A Ares, subsidiária brasileira da Elbit Systems, fornecerá às Forças Armadas brasileiras, estações de armas controladas remotamente (Controled Weapon Stations – RCWS) durante um período de cinco anos, apoiando vários programas de veículos blindados.

A empresa Aeroespacial e Defesa S.A. (“Ares”) anunciou no dia 8 de janeiro a adjudicação de um contrato-base do Ministério da Defesa brasileiro, no valor total de aproximadamente US$ 100 milhões, para fornecer RCWS de 12,7/7,62 mm ao Exército Brasileiro. As estações, denominadas REMAX, serão fornecido por um período de cinco anos. Uma encomenda de produção inicial, avaliada em aproximadamente US$ 7,5 milhões, foi recebida.

Estação de Armas REMAX

A REMAX é uma estação de armas estabilizada para metralhadoras de 12,7/7,62 mm que foi especificamente projetada pela Ares para atender às exigências do Exército Brasileiro como parte do programa VBTP. O sistema foi testado com sucesso em veículos Guarani 6×6 do Exército Brasileiro. A estação será usada em veículos blindados e veículos de logística utilizados em combate para transporte de tropas, patrulha de fronteira e missões de manutenção da paz. Alguns dos veículos brasileiros VBTP também estão armados com uma estação de arma maior com um canhão automático de 30mm.

Como principal subcontratada do programa Guarani, a AEL recebeu em 2011 um contrato-base avaliado em até US$ 260 milhões, para o fornecimento de torres UT30 BR de 30 mm não tripuladas às Forças Terrestres do Exército Brasileiro. O contrato exige que a UT30 BR da Elbit Systems seja instalada a bordo de centenas de VBTP Iveco 6×6. Um ano depois, em 2012, a empresa recebeu uma encomenda de US$ 25 milhões para o desenvolvimento e fornecimento inicial de estações de armas REMAX.

FONTE: Defense Update

29 COMMENTS

  1. Se de fato elas custas cada uma centenas de milhares de reais fica a pergunta, o que ela agrega de muito mais do que um atirador humano? vale o custo benefício pra apenas uma metralhadora? Qual o valor de cada unidade?

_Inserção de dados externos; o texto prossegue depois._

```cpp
#define A(ptr, n) if ((rc = fe->res.dev(&(ptr), (size_t)(n)))) { av_frontend_destroy(fe); return rc; }
    for (int b = 0; b < 2; ++b) {
        A(d.feat_id[b], S * d.MAXF) A(d.feat_life[b], S * d.MAXF) A(d.feat_p0[b], 2 * S * d.MAXF) A(d.feat_p1[b], 2 * S * d.MAXF)
        A(d.feat_cell[b], S * d.MAXF) A(d.n_feat[b], S)
    }
    A(d.next_id, S)
    if ((rc = fe->res.dev(&d.first_frame, (size_t)S, 1))) { av_frontend_destroy(fe); return rc; }
    A(fe->dH, 9 * S + S + (ransac ? 19 * S : 0))
    d.Hmat = fe->dH;
    A(d.trk_prev, 2 * S * d.NT) A(d.trk_next, 2 * S * d.NT) A(d.trk_status, S * d.NT)
    A(d.sv_src, S * d.NT) A(d.sv_p0, 2 * S * d.NT) A(d.sv_init, 2 * S * d.NT) A(d.sv_p1, 2 * S * d.NT) A(d.sv_st, S * d.NT)
    A(d.sv_back, 2 * S * d.NT) A(d.sv_st2, S * d.NT)
    A(d.cur_id, S * d.NT) A(d.cur_life, S * d.NT) A(d.cur_p0, 2 * S * d.NT) A(d.cur_p1, 2 * S * d.NT) A(d.cur_cell, S * d.NT)
    A(d.cell_kp, (size_t)S * C * d.cell_cap)
    av_fast_tiles(w, h, &d.n_tiles, &d.tile_cap);
    if (sizeof(int) * (size_t)(3 * C + 1 + d.n_tiles + 1) + 64 > 64 * 1024) {
        av_set_error("av_frontend_create: %d x %d has %d detector tiles, more than the selection kernel's LDS holds", w, h, d.n_tiles);
        av_frontend_destroy(fe); return AV_E_INVALID;
    }
    A(d.tile_kp, (size_t)S * d.n_tiles * d.tile_cap) A(d.tile_count, (size_t)S * d.n_tiles)
    if ((rc = fe->res.dev(&d.mask, (size_t)S * w * h, 1))) { av_frontend_destroy(fe); return rc; }
    A(d.cand_key, (size_t)S * d.CC) A(d.cand_p0, 2 * (size_t)S * d.CC) A(d.cand_init, 2 * (size_t)S * d.CC) A(d.cand_p1, 2 * (size_t)S * d.CC)
    A(d.cand_st, (size_t)S * d.CC) A(d.cand_back, 2 * (size_t)S * d.CC) A(d.cand_st2, (size_t)S * d.CC) A(d.cand_inl, (size_t)S * d.CC)
    A(d.cand_off, S * (C + 1))
    A(d.r1_list, (size_t)S * d.CC) A(d.r2_list, (size_t)S * d.CC) A(d.r1_count, S) A(d.r2_count, S)
    A(d.out_ids, S * d.MAXF) A(d.out_uv, 4 * S * d.MAXF) A(d.out_n, S)
    {
        size_t n_int = (size_t)S * 4 + (size_t)S * C + (size_t)S * NCNT;
        int* z = nullptr;
        A(z, n_int)
        fe->zero_region = z; fe->zero_bytes = n_int * sizeof(int);
        d.trk_count = z; d.sv_count = z + S; d.cur_count = z + 2 * S; d.cand_count = z + 3 * S;
        d.cell_count = z + 4 * S; d.counters = z + 4 * S + (size_t)S * C;
    }
    A(fe->pyr, (size_t)S * 3 * fe->lay.bytes)
    if (ransac) {
        A(d.cur_src, S * d.NT) A(fe->rs_counts, 4 * S)
        RansacStage& a = fe->rs;
        memset(&a, 0, sizeof(a));
        a.S = S; a.NT = d.NT; a.MAXF = d.MAXF; a.w = w; a.h = h; a.cam[0] = d.cam0; a.cam[1] = d.cam1;
        a.cur_id = d.cur_id; a.cur_life = d.cur_life; a.cur_p0 = d.cur_p0; a.cur_p1 = d.cur_p1; a.cur_cell = d.cur_cell; a.cur_src = d.cur_src;
        a.cur_count = d.cur_count; a.mask = d.mask; a.counts = fe->rs_counts;
        a.Rpc = fe->dH + (size_t)10 * S; a.frame_no = reinterpret_cast<const int*>(fe->dH + (size_t)28 * S);
        a.thr = cfg->ransac_threshold; a.N = rs_N; a.seed = cfg->ransac_seed;
        fe->ransac = true;
    }
    fe->fmt = cfg->pixel_format; fe->fmt_shift = cfg->gray16_shift;
    fe->ds = ds; fe->in_w = in_w; fe->in_h = in_h; fe->frame_bytes = av_pixfmt_frame_bytes(fe->fmt, in_w, in_h);
    fe->photo_tables = (cfg->flags & AV_FE_PHOTOMETRIC) != 0; fe->expo = (cfg->flags & AV_FE_EXPOSURE) != 0;
    fe->photo = fe->photo_tables || fe->expo;
    fe->own_l0 = clahe || fe->fmt != AV_PIX_GRAY8 || ds > 1 || fe->photo;
    if (fe->own_l0) A(fe->eq, (size_t)3 * S * w * h)
    if (ds > 1 && (fe->fmt != AV_PIX_GRAY8 || fe->photo)) A(fe->gray_full, (size_t)2 * S * in_w * in_h)
    if (fe->photo_tables) A(fe->ph_resp_buf, 2 * 256)
    if (fe->expo) {
        A(fe->ex_d, 2 * S)
        fe->ex_slot_k.assign((size_t)4 * S, 0); fe->ex_last.assign((size_t)2 * S, 0);
    }
    if (av_pixfmt_packed_depth(fe->fmt) && av_pixfmt_is_bayer(fe->fmt)) A(fe->mosaic, (size_t)2 * S * in_w * in_h)
    if (clahe) {
        A(fe->eq_lut, (size_t)2 * S * cfg->clahe_tiles_x * cfg->clahe_tiles_y * 256)
        fe->clahe = true;
    }
#undef A
    rc = fe->hH.create(fe->res, 9 * (size_t)S + S + (ransac ? 19 * (size_t)S : 0));
    if (!rc && fe->expo) rc = fe->ex_h.create(fe->res, 2 * (size_t)S);
    if (!rc && !(rc = fe->rs_h.create(fe->res, (size_t)S))) rc = fe->res.dev(&fe->rs_d, 4 * (size_t)S);
    for (int i = 0; i < 2 && !rc; ++i) {
        av_frontend::ReadSlot& r = fe->rd[i];
        if (!(rc = fe->res.pinned(&r.n, (size_t)S)) && !(rc = fe->res.pinned(&r.ids, (size_t)S * d.MAXF)) && !(rc = fe->res.pinned(&r.uv, 4 * (size_t)S * d.MAXF)) &&
            !(rc = fe->res.pinned(&r.cnt, (size_t)S * NCNT))) rc = fe->res.event(&r.ev, hipEventDisableTiming);
    }
    if (rc) { av_frontend_destroy(fe); return rc; }
    *out = fe;
    return AV_OK;
// ... 629 lines not shown
```

### uav_airvision_amd/csrc/ransac.hip

```cpp
#include <math.h>

#include "av_common.h"

namespace {

constexpr int RS_H = AV_RANSAC_MAX_HYPOTHESES;

__device__ __forceinline__ double rs_wave_sum(double v)
{
#pragma unroll
    for (int m = 32; m >= 1; m >>= 1) v += __shfl_xor(v, m, 64);
    return v;
}
__device__ __forceinline__ unsigned rs_wave_max(unsigned v)
{
#pragma unroll
    for (int m = 32; m >= 1; m >>= 1) { unsigned o = (unsigned)__shfl_xor((int)v, m, 64); v = o > v ? o : v; }
    return v;
}

struct RsResult { int n_set, path; };

template <class Load>
__device__ __forceinline__ RsResult ransac_problem(int n, Load load, const CamModel& cam, const double* R, double thr, int N,
// ... 166 lines not shown
        const float* prev = cam ? a.prev_p1 : a.prev_p0;
        const float* cur = cam ? a.cur_p1 : a.cur_p0;
        const double* Rr = a.Rpc + (size_t)s * 18 + 9 * cam;
        auto load = [&](int i, float& p1x, float& p1y, float& p2x, float& p2y) {
            const size_t src = pb + a.cur_src[cb + i];
            p1x = prev[2 * src]; p1y = prev[2 * src + 1]; p2x = cur[2 * (cb + i)]; p2y = cur[2 * (cb + i) + 1];
        };
        const RsResult r = ransac_problem(n, load, a.cam[cam], Rr, a.thr, a.N, a.seed, frame, (uint32_t)cam, slot, model, mark, (uint8_t)(1 << cam));
        if (cam == 0) { set0 = r.n_set; path = r.path; } else { set1 = r.n_set; path |= r.path << 4; }
    }
    int base = 0;
    for (int i0 = 0; i0 < n; i0 += 64) {
        const int i = i0 + lane;
        const bool keep = i < n && mark[i] == 3;
        long long id = 0; int life = 0, cell = 0; float x0 = 0, y0 = 0, x1 = 0, y1 = 0;
        if (keep) {
            id = a.cur_id[cb + i]; life = a.cur_life[cb + i]; cell = a.cur_cell[cb + i];
            x0 = a.cur_p0[2 * (cb + i)]; y0 = a.cur_p0[2 * (cb + i) + 1]; x1 = a.cur_p1[2 * (cb + i)]; y1 = a.cur_p1[2 * (cb + i) + 1];
        }
        const unsigned long long b = __ballot(keep);
        const int pos = base + __popcll(b & ((1ull << lane) - 1ull));
        __syncthreads();
        if (keep) {
            a.cur_id[cb + pos] = id; a.cur_life[cb + pos] = life; a.cur_cell[cb + pos] = cell;
            a.cur_p0[2 * (cb + pos)] = x0; a.cur_p0[2 * (cb + pos) + 1] = y0; a.cur_p1[2 * (cb + pos)] = x1; a.cur_p1[2 * (cb + pos) + 1] = y1;
        }
        base += __popcll(b);
        __syncthreads();
    }
    if (lane == 0) {
        a.cur_count[s] = base;
        counts[0] = base; counts[1] = set0; counts[2] = set1; counts[3] = path;
    }
    __syncthreads();
    uint8_t* mk = a.mask + (size_t)s * a.w * a.h;
    for (int q = lane; q < base * 49; q += 64) {
        const int f = q / 49, j = q - f * 49;
        av_mask_box(mk, a.w, a.h, a.cur_p0[2 * (cb + f)], a.cur_p0[2 * (cb + f) + 1], j, 0);
    }
}

size_t rs_lds_bytes(int max_pairs) { return ((size_t)max_pairs * 33 + 7) & ~(size_t)7; }

}

int av_launch_ransac_stage(const RansacStage& a, hipStream_t st)
{
    hipLaunchKernelGGL(ransac_stage_kernel, dim3(a.S), dim3(64), rs_lds_bytes(a.NT), st, a);
    AV_LAUNCH_CHECK();
    return AV_OK;
}

AV_EXPORT uint32_t av_ransac_hash(uint32_t seed, uint32_t frame, uint32_t camera, uint32_t k, uint32_t draw)
{
    return av_ransac_hash_inl(seed, frame, camera, k, draw);
}

AV_EXPORT int av_ransac_num_hypotheses(double p)
{
    if (!(p > 0.0 && p < 1.0)) return 0;
    const double v = ceil(log(1.0 - p) / log(1.0 - 0.7 * 0.7));
    if (!(v >= 1.0)) return 1;
    return v > (double)AV_RANSAC_MAX_HYPOTHESES ? AV_RANSAC_MAX_HYPOTHESES : (int)v;
}

AV_EXPORT int av_two_point_ransac(const float* pts1_dev, const float* pts2_dev, const int32_t* off_dev, int n_problems, int max_pairs,
                                  const double* R_dev, const int32_t* camera_dev, const int32_t* frame_dev,
                                  const double* intr, const double* dist, int model, double inlier_error, double success_probability,
                                  uint32_t seed, uint8_t* markers_dev, int32_t* info_dev, void* stream)
{
    if (!off_dev || !R_dev || !intr || !dist || n_problems < 0 || max_pairs < 0 || (max_pairs > 0 && (!pts1_dev || !pts2_dev || !markers_dev))) {
        av_set_error("av_two_point_ransac: bad arguments");
// ... 14 lines not shown
```

Measured before the change: 209,800.

## Replace full-image keep-out mask with per-tile feature box lists in LDS

Removes the per-slot full-resolution byte mask that was cleared and painted with 7x7 boxes around tracked features in several kernels (rebin, ransac, output). Instead, select_kernel buckets tracked feature positions by detector tile in LDS, using a counting pass, a wave prefix scan and a scatter. Each candidate keypoint is then tested against the boxes in its own tile. This drops the global mask writes and the random mask reads, at the cost of extra LDS use that scales with NT and a per-candidate loop over that tile's boxes.

After: 214,400, median of 6. 2.2% higher.

```diff
diff --git a/uav_airvision_amd/csrc/av_common.h b/uav_airvision_amd/csrc/av_common.h
--- a/uav_airvision_amd/csrc/av_common.h
+++ b/uav_airvision_amd/csrc/av_common.h
@@ -52,14 +52,6 @@
 }
 
 #ifdef __HIPCC__
-__device__ __forceinline__ void av_mask_box(uint8_t* m, int w, int h, float px, float py, int j, uint8_t val)
-{
-    int fx = (int)px, fy = (int)py;
-    if (fx < 3 || fy < 3) return;
-    int yy = fy - 3 + j / 7, xx = fx - 3 + j % 7;
-    if (yy < h && xx < w) m[(size_t)yy * w + xx] = val;
-}
-
 __device__ __forceinline__ int av_reflect101(int p, int len)
 {
     if (p < 0) p = -p;
@@ -229,6 +221,7 @@
                  const float* prev, float* next, uint8_t* status, const int* count, int cap, int launch_pts,
                  const LKParams& p, hipStream_t st, const int* index = nullptr);
 
+constexpr int AV_FAST_TW = 64, AV_FAST_TH = 48;
 void av_fast_tiles(int w, int h, int* tiles, int* tile_cap);
 int av_launch_fast(const ImgView& src, const PyrGeom* g, const uint8_t* mask, int64_t mask_stride,
                    int n_img, int w, int h, int threshold, int raster_bits,
@@ -237,11 +230,10 @@
                    int* overflow, int stat_stride, hipStream_t st);
 
 struct RansacStage {
-    int S, NT, MAXF, w, h;
+    int S, NT, MAXF;
     CamModel cam[2];
     const float* prev_p0; const float* prev_p1;
     long long* cur_id; int* cur_life; float* cur_p0; float* cur_p1; int* cur_cell; const int* cur_src; int* cur_count;
-    uint8_t* mask;
     const double* Rpc;
     const int* frame_no;
     const int* slot_cur;
diff --git a/uav_airvision_amd/csrc/fast.hip b/uav_airvision_amd/csrc/fast.hip
--- a/uav_airvision_amd/csrc/fast.hip
+++ b/uav_airvision_amd/csrc/fast.hip
@@ -4,7 +4,7 @@
 
 namespace {
 
-constexpr int TW = 64, TH = 48;
+constexpr int TW = AV_FAST_TW, TH = AV_FAST_TH;
 constexpr int PW = TW + 8, PH = TH + 8;
 constexpr int PWD = PW / 4;
 constexpr int SP = PW, SH = TH + 2;
diff --git a/uav_airvision_amd/csrc/frontend.hip b/uav_airvision_amd/csrc/frontend.hip
--- a/uav_airvision_amd/csrc/frontend.hip
+++ b/uav_airvision_amd/csrc/frontend.hip
@@ -31,7 +31,7 @@
     int* sv_src; float* sv_p0; float* sv_init; float* sv_p1; uint8_t* sv_st; float* sv_back; uint8_t* sv_st2; int* sv_count;
     long long* cur_id; int* cur_life; float* cur_p0; float* cur_p1; int* cur_cell; int* cur_count;
     int* cur_src;
-    uint32_t* cell_kp; int* cell_count; uint8_t* mask;
+    uint32_t* cell_kp; int* cell_count;
     uint32_t* tile_kp; int* tile_count; int n_tiles, tile_cap;
     uint32_t* cand_key; float* cand_p0; float* cand_init; float* cand_p1; uint8_t* cand_st; float* cand_back; uint8_t* cand_st2;
     uint8_t* cand_inl; int* cand_off; int* cand_count;
@@ -165,11 +165,6 @@
         }
     }
     if (threadIdx.x == 0) { d.sv_count[s] = base; d.counters[s * NCNT + CNT_TRACKED] = base; }
-}
-
-__device__ __forceinline__ void mask_box(const FeDev& d, uint8_t* m, float px, float py, int j, uint8_t val)
-{
-    av_mask_box(m, d.w, d.h, px, py, j, val);
 }
 
 __global__ __launch_bounds__(256) void rebin_kernel(FeDev d, int par)
@@ -200,14 +195,6 @@
         }
     }
     if (threadIdx.x == 0) { d.cur_count[s] = base; d.counters[s * NCNT + CNT_MATCHED] = base; }
-    if (d.cur_src) return;
-    __syncthreads();
-    uint8_t* m = d.mask + (size_t)s * d.w * d.h;
-    for (int q = threadIdx.x; q < base * 49; q += NTB) {
-        int f = q / 49, j = q - f * 49;
-        const size_t o = (size_t)s * d.NT + f;
-        mask_box(d, m, d.cur_p0[2 * o], d.cur_p0[2 * o + 1], j, 0);
-    }
 }
 
 __device__ __forceinline__ unsigned long long wave_max_u64(unsigned long long v)
@@ -220,48 +207,97 @@
     return v;
 }
 
+template <class F>
+__device__ __forceinline__ void keepout_tiles(const FeDev& d, int ntx, float px, float py, F f)
+{
+    const int fx = (int)px, fy = (int)py;
+    if (fx < 3 || fy < 3) return;
+    const int tx0 = (fx - 3) / AV_FAST_TW, tx1 = (min(fx, d.w - 4) + 3) / AV_FAST_TW;
+    const int ty0 = (fy - 3) / AV_FAST_TH, ty1 = (min(fy, d.h - 4) + 3) / AV_FAST_TH;
+    for (int ty = ty0; ty <= ty1; ++ty)
+        for (int tx = tx0; tx <= tx1; ++tx)
+            f(ty * ntx + tx, (uint16_t)(((fy - ty * AV_FAST_TH + 3) << 8) | (fx - tx * AV_FAST_TW + 3)));
+}
+static_assert(AV_FAST_TW >= 7 && AV_FAST_TH >= 7 && AV_FAST_TW + 6 <= 256 && AV_FAST_TH + 6 <= 256, "a box touches at most 2 x 2 tiles and its entry is two bytes");
+
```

    Se der 4×1 em relação ao blindado me parece mau negócio

  2. Colombelli 12 de janeiro de 2017 at 16:04

    Não seriam vantagens: o fato de ser uma estação de tiro estabilizada, remotamente controlada, o artilheiro não estar exposto a “chumbo quente”? Aparentemente a maior precisão de tiro economizará munição e tornará o uso mais eficaz. Além do que, algumas unidades estarão equipadas com canhão de 30mm.
    Parecem-me vantajosas estas possibilidades.
    Já, o 6×6 é só parte de uma família de blindados de transporte que, em princípio, contará outros modelos, inclusive um 8×8. Se é o melhor modelo de viatura blindada de transporte de tropas ou não, não sei, mas para já, é o que tínhamos.
    Saudações;

  3. Eu acho que a metralhadora de um VBTP tem a característica de efetuar tiro supressivo, que necessariamente não precisa ser preciso, pelo menos não na maioria das vezes.
    Já a consciência situacional fica prejudicada quando da utilização de uma estação de armas de controle remoto.
    Mas não sou contra que elas sejam adotadas. O ideal ao meu ver é ter uma mistura bem equilibrada de veículos com estações convencionais e de controle remoto.
    Só de curiosidade, acho interessante que os americanos estão fazendo que é adaptar um lançador de Javelin aos Strykers dotado de RWS.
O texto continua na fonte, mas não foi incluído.